[Stored items]

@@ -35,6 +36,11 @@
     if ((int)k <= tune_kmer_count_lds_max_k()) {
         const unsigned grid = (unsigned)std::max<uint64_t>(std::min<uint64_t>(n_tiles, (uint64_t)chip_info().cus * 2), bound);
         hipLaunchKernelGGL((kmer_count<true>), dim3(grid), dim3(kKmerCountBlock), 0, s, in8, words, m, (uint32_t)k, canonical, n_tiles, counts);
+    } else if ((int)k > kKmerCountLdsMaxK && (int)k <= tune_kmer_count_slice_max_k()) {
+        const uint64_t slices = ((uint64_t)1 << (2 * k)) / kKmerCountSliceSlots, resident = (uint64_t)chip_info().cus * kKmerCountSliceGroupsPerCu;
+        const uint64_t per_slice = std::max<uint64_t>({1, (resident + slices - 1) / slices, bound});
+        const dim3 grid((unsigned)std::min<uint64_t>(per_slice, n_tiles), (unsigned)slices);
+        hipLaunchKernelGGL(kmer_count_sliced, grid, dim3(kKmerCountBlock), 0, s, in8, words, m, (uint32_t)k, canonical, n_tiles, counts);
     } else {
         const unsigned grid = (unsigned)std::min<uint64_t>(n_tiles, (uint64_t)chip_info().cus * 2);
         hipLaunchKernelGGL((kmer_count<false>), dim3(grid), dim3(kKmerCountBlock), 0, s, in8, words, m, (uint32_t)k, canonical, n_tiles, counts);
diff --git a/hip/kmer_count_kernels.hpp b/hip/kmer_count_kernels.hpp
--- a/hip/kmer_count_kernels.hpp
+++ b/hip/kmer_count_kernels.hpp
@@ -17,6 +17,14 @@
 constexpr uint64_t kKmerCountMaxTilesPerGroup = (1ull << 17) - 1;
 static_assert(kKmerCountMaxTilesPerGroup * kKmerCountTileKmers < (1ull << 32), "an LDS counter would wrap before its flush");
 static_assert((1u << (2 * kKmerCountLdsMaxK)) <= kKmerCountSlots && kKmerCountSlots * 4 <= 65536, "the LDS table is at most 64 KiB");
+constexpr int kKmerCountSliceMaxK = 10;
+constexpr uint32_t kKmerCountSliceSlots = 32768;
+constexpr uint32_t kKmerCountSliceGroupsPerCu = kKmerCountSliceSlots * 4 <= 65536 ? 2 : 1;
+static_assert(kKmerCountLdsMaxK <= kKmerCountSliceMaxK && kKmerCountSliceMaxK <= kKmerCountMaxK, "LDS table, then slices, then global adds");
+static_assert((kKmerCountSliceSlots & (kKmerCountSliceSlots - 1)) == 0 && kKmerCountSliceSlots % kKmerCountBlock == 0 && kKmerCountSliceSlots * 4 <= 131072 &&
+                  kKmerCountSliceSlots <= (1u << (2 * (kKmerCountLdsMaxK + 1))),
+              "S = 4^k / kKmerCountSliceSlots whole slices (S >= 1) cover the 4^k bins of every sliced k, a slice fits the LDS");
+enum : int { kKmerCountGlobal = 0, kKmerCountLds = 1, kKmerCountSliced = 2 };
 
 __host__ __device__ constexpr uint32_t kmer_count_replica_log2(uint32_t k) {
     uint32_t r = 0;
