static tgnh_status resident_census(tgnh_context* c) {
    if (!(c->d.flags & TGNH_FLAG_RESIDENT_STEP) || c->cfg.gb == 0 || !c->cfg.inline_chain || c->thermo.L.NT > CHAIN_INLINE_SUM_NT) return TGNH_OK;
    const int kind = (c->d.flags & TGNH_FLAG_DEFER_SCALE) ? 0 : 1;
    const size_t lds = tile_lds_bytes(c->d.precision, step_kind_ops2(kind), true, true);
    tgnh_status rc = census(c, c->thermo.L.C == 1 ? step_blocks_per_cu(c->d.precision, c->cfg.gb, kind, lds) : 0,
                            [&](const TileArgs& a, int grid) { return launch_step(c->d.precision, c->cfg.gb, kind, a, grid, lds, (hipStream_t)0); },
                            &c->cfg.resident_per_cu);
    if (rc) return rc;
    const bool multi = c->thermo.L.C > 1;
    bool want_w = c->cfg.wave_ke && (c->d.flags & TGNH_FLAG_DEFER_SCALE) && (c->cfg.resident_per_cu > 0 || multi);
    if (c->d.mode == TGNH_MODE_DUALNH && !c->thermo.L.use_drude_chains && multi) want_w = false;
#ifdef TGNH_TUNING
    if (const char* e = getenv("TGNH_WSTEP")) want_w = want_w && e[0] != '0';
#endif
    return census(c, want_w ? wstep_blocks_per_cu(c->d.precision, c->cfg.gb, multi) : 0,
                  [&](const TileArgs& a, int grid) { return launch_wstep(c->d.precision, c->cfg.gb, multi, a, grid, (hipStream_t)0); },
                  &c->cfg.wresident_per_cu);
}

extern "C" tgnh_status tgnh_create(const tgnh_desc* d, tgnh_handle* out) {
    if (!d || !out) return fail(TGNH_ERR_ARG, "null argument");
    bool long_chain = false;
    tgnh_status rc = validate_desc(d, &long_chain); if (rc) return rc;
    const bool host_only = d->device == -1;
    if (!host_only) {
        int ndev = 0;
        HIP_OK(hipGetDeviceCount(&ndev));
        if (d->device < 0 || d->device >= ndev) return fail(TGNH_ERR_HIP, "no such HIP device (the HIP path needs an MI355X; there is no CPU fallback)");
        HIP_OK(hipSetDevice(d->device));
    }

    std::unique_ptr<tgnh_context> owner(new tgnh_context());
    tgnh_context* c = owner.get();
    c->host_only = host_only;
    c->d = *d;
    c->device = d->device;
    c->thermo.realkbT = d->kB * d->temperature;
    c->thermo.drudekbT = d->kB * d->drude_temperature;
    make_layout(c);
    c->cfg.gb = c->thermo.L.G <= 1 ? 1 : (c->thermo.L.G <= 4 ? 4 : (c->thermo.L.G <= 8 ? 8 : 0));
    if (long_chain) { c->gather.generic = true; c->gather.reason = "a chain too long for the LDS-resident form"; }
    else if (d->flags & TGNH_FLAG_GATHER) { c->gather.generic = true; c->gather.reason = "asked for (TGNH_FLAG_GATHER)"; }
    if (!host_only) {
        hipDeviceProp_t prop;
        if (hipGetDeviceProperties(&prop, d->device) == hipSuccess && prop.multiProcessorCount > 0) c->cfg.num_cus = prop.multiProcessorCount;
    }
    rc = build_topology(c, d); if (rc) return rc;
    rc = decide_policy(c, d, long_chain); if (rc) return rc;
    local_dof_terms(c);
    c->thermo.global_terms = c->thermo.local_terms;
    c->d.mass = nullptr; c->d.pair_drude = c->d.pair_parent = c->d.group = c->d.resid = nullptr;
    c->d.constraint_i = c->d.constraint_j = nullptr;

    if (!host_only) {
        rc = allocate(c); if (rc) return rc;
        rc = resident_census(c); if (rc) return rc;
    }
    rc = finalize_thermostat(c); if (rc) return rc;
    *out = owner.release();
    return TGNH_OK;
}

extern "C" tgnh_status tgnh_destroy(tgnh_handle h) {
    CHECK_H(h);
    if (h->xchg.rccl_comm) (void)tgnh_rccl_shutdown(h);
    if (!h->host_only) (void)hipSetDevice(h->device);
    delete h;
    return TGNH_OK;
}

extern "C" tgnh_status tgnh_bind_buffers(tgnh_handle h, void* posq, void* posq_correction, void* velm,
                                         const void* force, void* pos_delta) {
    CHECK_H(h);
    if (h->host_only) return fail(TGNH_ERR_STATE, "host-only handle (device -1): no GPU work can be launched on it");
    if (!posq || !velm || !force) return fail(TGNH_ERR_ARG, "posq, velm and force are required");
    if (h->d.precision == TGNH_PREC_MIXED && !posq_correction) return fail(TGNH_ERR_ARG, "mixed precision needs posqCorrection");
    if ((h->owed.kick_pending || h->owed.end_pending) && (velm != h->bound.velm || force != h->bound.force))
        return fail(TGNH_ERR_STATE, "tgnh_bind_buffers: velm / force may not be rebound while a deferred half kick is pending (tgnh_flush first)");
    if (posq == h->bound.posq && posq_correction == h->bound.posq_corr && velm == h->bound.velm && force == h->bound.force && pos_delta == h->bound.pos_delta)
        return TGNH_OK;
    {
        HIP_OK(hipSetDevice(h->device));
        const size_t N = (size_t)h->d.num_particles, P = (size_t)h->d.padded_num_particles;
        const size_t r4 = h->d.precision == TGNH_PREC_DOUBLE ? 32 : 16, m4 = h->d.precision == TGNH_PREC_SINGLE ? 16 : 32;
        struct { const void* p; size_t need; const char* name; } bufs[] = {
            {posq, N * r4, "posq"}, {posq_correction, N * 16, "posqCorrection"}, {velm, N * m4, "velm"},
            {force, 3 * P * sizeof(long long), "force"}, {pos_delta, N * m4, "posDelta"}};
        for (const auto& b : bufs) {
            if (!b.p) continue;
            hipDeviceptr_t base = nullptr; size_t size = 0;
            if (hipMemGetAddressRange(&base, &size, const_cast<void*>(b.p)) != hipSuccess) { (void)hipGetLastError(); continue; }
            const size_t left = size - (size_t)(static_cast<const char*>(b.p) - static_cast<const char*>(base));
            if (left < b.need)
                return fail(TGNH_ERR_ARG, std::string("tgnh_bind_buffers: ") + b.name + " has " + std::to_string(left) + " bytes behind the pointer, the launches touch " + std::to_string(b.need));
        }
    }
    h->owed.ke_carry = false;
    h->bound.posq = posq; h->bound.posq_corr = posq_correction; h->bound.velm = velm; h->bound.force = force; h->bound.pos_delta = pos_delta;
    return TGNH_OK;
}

Task details:
Where the data above reaches the line holding "if (d->device <", begin printing, and stop after the line holding "chain too long". Each line must be reproduced exactly, with nothing else added.

Reply to the task:
        if (d->device < 0 || d->device >= ndev) return fail(TGNH_ERR_HIP, "no such HIP device (the HIP path needs an MI355X; there is no CPU fallback)");
        HIP_OK(hipSetDevice(d->device));
    }

    std::unique_ptr<tgnh_context> owner(new tgnh_context());
    tgnh_context* c = owner.get();
    c->host_only = host_only;
    c->d = *d;
    c->device = d->device;
    c->thermo.realkbT = d->kB * d->temperature;
    c->thermo.drudekbT = d->kB * d->drude_temperature;
    make_layout(c);
    c->cfg.gb = c->thermo.L.G <= 1 ? 1 : (c->thermo.L.G <= 4 ? 4 : (c->thermo.L.G <= 8 ? 8 : 0));
    if (long_chain) { c->gather.generic = true; c->gather.reason = "a chain too long for the LDS-resident form"; }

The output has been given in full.